Source records
== Segment start ==

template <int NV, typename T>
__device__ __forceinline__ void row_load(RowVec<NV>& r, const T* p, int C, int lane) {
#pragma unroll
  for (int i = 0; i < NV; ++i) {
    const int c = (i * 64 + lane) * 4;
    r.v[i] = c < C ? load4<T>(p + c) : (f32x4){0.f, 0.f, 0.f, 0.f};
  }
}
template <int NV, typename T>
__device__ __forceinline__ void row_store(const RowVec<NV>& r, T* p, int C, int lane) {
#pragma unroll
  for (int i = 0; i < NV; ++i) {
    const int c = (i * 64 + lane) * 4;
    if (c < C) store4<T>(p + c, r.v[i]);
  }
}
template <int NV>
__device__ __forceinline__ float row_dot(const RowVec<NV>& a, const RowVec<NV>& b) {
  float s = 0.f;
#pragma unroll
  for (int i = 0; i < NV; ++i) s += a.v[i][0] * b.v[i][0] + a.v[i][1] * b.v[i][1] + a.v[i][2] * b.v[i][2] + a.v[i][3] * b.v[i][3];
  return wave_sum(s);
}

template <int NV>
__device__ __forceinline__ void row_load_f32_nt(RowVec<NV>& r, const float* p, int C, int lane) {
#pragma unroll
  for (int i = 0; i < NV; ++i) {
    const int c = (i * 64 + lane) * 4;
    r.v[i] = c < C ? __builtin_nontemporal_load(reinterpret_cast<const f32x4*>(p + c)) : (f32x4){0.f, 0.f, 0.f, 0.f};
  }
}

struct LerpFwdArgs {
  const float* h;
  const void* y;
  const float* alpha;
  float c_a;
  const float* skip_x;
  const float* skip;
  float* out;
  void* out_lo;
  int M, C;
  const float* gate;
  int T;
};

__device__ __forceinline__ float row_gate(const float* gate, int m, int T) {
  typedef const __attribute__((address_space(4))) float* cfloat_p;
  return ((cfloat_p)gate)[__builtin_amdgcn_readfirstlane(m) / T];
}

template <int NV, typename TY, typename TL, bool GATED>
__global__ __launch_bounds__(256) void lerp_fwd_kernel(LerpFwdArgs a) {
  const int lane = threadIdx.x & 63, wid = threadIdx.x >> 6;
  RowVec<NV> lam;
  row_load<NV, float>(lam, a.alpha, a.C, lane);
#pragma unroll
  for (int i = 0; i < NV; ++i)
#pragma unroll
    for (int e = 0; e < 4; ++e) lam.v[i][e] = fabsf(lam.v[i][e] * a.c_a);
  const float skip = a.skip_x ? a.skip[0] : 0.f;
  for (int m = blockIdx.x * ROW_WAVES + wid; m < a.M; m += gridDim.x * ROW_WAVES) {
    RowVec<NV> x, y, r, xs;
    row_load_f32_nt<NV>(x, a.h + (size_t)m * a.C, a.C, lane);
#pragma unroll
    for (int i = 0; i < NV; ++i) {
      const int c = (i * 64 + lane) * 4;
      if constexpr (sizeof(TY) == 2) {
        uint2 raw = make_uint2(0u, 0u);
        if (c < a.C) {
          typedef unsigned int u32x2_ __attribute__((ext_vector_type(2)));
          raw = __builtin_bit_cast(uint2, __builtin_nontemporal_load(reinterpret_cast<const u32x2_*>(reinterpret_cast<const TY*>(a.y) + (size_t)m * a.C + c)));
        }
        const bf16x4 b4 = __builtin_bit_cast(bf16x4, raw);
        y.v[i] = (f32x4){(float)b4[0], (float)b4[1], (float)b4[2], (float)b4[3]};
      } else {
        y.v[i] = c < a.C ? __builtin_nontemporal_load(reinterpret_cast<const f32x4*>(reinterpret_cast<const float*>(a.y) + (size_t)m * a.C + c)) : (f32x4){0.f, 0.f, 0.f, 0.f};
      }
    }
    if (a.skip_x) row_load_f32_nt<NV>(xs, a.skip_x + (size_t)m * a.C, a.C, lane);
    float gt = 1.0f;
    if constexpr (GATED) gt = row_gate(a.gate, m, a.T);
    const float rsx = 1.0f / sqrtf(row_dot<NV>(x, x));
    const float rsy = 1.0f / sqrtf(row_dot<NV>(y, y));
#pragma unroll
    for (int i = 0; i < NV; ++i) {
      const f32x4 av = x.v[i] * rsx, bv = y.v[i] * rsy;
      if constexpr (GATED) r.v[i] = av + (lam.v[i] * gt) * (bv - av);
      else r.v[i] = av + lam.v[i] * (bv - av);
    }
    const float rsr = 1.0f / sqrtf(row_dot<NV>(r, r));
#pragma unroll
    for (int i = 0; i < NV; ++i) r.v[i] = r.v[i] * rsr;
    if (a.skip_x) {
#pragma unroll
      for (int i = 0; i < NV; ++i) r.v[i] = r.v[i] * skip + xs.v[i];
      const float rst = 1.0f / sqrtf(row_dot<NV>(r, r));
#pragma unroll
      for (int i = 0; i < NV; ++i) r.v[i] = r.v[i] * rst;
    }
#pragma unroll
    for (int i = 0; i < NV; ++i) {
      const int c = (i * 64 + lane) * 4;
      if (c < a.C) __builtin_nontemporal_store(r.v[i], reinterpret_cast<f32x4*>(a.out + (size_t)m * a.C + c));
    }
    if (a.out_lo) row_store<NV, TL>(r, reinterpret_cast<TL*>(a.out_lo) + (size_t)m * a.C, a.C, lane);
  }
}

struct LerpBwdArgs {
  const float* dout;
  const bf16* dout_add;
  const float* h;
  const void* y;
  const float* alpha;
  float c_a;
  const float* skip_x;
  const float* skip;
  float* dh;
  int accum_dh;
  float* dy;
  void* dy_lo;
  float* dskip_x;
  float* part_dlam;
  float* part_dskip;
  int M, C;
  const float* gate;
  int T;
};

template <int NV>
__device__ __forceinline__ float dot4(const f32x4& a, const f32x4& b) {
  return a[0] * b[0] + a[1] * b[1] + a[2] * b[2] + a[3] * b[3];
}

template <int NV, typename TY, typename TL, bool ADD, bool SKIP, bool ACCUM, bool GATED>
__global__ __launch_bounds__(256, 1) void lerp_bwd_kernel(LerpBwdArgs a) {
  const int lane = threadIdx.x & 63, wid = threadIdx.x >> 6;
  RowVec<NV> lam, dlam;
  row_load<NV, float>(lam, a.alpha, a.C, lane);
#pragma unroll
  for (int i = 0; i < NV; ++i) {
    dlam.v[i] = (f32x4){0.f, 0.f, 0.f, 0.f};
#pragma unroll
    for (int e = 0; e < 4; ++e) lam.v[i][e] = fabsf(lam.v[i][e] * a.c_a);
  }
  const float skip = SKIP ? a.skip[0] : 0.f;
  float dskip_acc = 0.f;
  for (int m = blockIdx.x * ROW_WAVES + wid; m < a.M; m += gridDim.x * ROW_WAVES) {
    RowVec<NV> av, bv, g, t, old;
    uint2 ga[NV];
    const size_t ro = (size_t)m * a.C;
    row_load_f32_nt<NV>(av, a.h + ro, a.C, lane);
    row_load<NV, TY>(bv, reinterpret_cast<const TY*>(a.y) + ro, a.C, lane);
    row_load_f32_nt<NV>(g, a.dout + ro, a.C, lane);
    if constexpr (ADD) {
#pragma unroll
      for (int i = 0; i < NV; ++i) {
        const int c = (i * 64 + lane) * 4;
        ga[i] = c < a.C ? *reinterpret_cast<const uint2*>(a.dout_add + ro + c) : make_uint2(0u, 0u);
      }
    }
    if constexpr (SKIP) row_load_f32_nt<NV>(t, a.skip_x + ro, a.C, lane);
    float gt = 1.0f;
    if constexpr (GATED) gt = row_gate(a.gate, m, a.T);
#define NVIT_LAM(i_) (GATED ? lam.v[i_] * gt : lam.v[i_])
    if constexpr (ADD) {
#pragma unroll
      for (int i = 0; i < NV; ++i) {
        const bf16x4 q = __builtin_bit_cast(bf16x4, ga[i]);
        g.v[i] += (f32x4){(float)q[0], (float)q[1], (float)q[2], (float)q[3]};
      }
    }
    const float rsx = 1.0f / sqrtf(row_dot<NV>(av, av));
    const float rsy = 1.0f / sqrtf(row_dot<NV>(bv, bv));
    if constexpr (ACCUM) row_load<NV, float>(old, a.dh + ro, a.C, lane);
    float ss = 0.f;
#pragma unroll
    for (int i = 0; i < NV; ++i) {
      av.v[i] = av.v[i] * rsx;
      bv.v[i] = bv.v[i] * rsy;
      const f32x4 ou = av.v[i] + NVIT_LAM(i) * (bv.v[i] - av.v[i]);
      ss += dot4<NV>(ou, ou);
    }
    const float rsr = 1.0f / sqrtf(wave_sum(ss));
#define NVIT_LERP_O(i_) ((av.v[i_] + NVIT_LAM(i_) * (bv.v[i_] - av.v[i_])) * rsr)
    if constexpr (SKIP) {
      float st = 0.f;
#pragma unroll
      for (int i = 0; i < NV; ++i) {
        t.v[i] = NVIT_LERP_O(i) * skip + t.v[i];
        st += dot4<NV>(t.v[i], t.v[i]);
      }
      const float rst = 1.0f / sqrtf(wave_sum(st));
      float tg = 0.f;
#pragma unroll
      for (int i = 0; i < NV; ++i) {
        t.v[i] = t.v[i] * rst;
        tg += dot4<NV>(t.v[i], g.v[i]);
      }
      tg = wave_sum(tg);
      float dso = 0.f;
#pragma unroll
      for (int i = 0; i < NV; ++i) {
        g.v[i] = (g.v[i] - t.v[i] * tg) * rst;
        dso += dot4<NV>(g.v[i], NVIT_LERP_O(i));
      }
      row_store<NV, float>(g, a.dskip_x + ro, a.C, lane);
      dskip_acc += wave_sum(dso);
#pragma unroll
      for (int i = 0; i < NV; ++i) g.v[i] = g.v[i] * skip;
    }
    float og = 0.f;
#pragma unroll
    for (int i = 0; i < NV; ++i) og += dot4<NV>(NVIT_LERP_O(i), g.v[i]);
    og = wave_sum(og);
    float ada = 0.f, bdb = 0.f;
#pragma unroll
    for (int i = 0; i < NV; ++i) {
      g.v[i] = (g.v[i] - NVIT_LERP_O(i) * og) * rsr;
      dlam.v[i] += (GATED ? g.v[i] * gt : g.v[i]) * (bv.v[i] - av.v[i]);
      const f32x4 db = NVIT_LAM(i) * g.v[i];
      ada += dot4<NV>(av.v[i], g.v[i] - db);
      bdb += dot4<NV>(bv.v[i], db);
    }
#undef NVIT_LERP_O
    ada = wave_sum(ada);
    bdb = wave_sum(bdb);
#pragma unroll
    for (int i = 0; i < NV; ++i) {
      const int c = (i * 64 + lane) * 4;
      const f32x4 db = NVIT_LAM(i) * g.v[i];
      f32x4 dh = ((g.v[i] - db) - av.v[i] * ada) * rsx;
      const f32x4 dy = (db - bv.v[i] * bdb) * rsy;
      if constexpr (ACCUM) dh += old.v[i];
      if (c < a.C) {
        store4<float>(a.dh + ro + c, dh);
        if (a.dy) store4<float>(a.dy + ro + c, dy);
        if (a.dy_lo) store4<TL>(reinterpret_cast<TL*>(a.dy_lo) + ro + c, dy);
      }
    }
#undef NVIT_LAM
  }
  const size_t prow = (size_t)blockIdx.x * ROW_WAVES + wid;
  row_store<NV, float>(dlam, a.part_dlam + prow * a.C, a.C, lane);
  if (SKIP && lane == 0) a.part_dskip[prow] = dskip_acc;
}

== Segment end ==

Task instructions> Locate the word "typename" in the records and collect each line it appears in.

Answer area>
template <int NV, typename T>
template <int NV, typename T>
template <int NV, typename TY, typename TL, bool GATED>
template <int NV, typename TY, typename TL, bool ADD, bool SKIP, bool ACCUM, bool GATED>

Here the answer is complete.